> **PROBLEM DESCRIPTION**:
Read through the records. Copy each line that has the word "host".

> **Saved entries**:
>>>
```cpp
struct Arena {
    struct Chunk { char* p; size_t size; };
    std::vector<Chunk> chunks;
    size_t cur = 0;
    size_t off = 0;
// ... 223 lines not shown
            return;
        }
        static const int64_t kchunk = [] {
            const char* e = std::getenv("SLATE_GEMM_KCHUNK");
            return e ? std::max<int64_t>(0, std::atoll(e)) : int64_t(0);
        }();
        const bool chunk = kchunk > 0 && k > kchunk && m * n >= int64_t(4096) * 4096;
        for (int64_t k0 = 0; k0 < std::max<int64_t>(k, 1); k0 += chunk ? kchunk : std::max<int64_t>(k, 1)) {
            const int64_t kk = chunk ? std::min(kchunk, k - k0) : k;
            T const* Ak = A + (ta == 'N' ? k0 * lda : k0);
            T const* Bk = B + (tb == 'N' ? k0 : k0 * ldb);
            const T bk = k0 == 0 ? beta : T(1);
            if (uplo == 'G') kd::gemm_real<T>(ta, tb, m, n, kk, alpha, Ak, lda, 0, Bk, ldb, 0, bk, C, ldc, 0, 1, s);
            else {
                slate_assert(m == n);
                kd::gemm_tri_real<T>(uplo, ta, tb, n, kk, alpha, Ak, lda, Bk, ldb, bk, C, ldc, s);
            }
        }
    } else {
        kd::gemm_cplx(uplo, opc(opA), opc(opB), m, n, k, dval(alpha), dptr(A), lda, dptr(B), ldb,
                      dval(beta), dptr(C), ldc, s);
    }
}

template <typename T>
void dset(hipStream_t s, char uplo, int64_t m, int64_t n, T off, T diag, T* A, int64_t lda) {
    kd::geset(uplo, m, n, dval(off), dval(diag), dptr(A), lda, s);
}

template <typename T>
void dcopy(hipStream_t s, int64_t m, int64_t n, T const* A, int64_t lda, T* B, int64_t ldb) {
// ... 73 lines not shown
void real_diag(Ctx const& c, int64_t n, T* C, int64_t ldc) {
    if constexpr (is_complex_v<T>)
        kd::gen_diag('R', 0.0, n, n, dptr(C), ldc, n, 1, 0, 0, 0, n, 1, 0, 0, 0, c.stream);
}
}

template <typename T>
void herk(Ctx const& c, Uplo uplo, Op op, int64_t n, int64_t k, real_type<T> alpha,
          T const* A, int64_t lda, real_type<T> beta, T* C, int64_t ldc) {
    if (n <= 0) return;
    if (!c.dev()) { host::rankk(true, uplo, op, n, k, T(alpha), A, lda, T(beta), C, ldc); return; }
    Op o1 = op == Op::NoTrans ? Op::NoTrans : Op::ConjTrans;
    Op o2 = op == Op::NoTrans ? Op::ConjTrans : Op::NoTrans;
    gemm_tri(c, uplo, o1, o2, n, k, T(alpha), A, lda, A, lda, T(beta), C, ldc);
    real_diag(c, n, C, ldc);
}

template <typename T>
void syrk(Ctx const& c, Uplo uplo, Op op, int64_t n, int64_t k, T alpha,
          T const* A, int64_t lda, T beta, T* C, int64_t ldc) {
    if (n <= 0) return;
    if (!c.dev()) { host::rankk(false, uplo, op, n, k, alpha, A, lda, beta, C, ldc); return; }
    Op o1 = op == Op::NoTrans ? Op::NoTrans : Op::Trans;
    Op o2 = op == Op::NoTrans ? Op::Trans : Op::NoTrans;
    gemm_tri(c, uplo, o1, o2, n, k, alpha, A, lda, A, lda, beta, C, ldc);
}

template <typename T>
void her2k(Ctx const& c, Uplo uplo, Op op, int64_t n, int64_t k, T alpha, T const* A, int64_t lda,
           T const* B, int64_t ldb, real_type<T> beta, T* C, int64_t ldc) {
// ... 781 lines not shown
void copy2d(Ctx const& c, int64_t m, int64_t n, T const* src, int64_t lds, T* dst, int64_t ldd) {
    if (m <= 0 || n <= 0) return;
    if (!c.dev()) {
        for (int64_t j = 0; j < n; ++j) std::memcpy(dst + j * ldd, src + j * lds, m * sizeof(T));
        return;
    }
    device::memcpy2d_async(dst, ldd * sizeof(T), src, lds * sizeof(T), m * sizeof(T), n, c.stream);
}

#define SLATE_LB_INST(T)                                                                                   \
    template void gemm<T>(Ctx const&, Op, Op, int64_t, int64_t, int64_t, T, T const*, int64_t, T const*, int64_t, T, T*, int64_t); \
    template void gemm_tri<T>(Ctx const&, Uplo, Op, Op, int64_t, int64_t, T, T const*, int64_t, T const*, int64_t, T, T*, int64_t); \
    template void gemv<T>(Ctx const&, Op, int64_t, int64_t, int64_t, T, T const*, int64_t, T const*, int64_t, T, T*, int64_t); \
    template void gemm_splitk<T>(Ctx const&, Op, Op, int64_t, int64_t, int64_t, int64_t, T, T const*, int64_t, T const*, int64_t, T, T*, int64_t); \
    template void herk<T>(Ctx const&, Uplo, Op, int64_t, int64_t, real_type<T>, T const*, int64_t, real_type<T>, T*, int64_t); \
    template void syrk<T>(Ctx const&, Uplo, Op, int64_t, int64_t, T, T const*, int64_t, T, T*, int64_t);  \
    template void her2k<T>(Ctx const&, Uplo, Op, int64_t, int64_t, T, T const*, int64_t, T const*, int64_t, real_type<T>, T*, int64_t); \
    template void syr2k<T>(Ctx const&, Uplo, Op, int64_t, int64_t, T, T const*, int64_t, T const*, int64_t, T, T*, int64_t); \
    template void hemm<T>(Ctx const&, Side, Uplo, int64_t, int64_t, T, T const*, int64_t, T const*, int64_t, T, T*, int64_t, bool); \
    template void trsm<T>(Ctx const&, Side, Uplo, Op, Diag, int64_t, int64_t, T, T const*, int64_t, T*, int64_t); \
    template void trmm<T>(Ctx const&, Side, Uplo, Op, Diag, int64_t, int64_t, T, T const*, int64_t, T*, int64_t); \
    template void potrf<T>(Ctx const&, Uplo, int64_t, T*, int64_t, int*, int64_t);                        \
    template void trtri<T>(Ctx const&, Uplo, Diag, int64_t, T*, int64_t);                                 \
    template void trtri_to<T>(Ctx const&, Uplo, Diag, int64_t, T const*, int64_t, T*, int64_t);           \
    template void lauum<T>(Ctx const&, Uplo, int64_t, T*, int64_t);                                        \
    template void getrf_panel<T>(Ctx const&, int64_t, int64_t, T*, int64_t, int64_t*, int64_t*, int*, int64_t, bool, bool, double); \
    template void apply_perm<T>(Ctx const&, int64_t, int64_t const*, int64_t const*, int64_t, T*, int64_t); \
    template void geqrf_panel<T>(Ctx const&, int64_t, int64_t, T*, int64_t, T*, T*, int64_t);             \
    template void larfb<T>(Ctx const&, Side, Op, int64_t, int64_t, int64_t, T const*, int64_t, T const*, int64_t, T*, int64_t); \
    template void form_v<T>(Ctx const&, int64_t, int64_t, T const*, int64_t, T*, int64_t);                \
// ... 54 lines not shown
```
<<<
>>>
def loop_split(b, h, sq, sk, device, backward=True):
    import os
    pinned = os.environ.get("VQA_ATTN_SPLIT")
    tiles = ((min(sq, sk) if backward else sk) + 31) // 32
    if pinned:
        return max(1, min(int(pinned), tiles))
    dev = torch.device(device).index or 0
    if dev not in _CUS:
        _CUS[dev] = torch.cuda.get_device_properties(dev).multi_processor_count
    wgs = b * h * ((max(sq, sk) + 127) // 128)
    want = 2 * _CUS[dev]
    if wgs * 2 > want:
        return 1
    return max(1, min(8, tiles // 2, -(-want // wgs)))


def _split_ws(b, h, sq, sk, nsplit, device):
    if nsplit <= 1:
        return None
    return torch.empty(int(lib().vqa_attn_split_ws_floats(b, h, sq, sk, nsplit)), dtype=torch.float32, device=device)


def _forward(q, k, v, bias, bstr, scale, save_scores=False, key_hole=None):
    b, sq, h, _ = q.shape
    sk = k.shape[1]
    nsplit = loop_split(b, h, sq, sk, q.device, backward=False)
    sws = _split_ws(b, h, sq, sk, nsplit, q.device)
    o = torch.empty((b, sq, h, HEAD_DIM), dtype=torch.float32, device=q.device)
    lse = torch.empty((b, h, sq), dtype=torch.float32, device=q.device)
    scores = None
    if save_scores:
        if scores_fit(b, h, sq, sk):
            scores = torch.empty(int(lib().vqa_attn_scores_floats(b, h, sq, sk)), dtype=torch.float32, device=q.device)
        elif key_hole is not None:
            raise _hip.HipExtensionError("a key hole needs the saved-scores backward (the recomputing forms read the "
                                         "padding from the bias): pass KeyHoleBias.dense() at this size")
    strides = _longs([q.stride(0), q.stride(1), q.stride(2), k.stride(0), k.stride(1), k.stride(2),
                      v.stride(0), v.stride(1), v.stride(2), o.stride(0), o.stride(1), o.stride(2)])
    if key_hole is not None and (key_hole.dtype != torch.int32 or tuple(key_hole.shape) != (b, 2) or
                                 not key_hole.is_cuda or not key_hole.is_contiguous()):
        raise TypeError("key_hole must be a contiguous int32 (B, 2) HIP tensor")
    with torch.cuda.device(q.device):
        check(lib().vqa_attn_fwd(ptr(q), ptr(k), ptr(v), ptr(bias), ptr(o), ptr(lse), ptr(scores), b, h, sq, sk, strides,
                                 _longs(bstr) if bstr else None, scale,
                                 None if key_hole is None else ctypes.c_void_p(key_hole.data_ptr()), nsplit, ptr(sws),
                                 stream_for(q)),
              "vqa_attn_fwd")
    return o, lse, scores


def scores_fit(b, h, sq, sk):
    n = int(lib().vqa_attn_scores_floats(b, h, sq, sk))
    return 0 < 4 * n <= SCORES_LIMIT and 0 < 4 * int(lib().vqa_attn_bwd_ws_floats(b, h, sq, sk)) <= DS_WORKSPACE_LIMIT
<<<
> **EXERCISE ANSWER**:
    if (!c.dev()) { host::rankk(true, uplo, op, n, k, T(alpha), A, lda, T(beta), C, ldc); return; }
    if (!c.dev()) { host::rankk(false, uplo, op, n, k, alpha, A, lda, beta, C, ldc); return; }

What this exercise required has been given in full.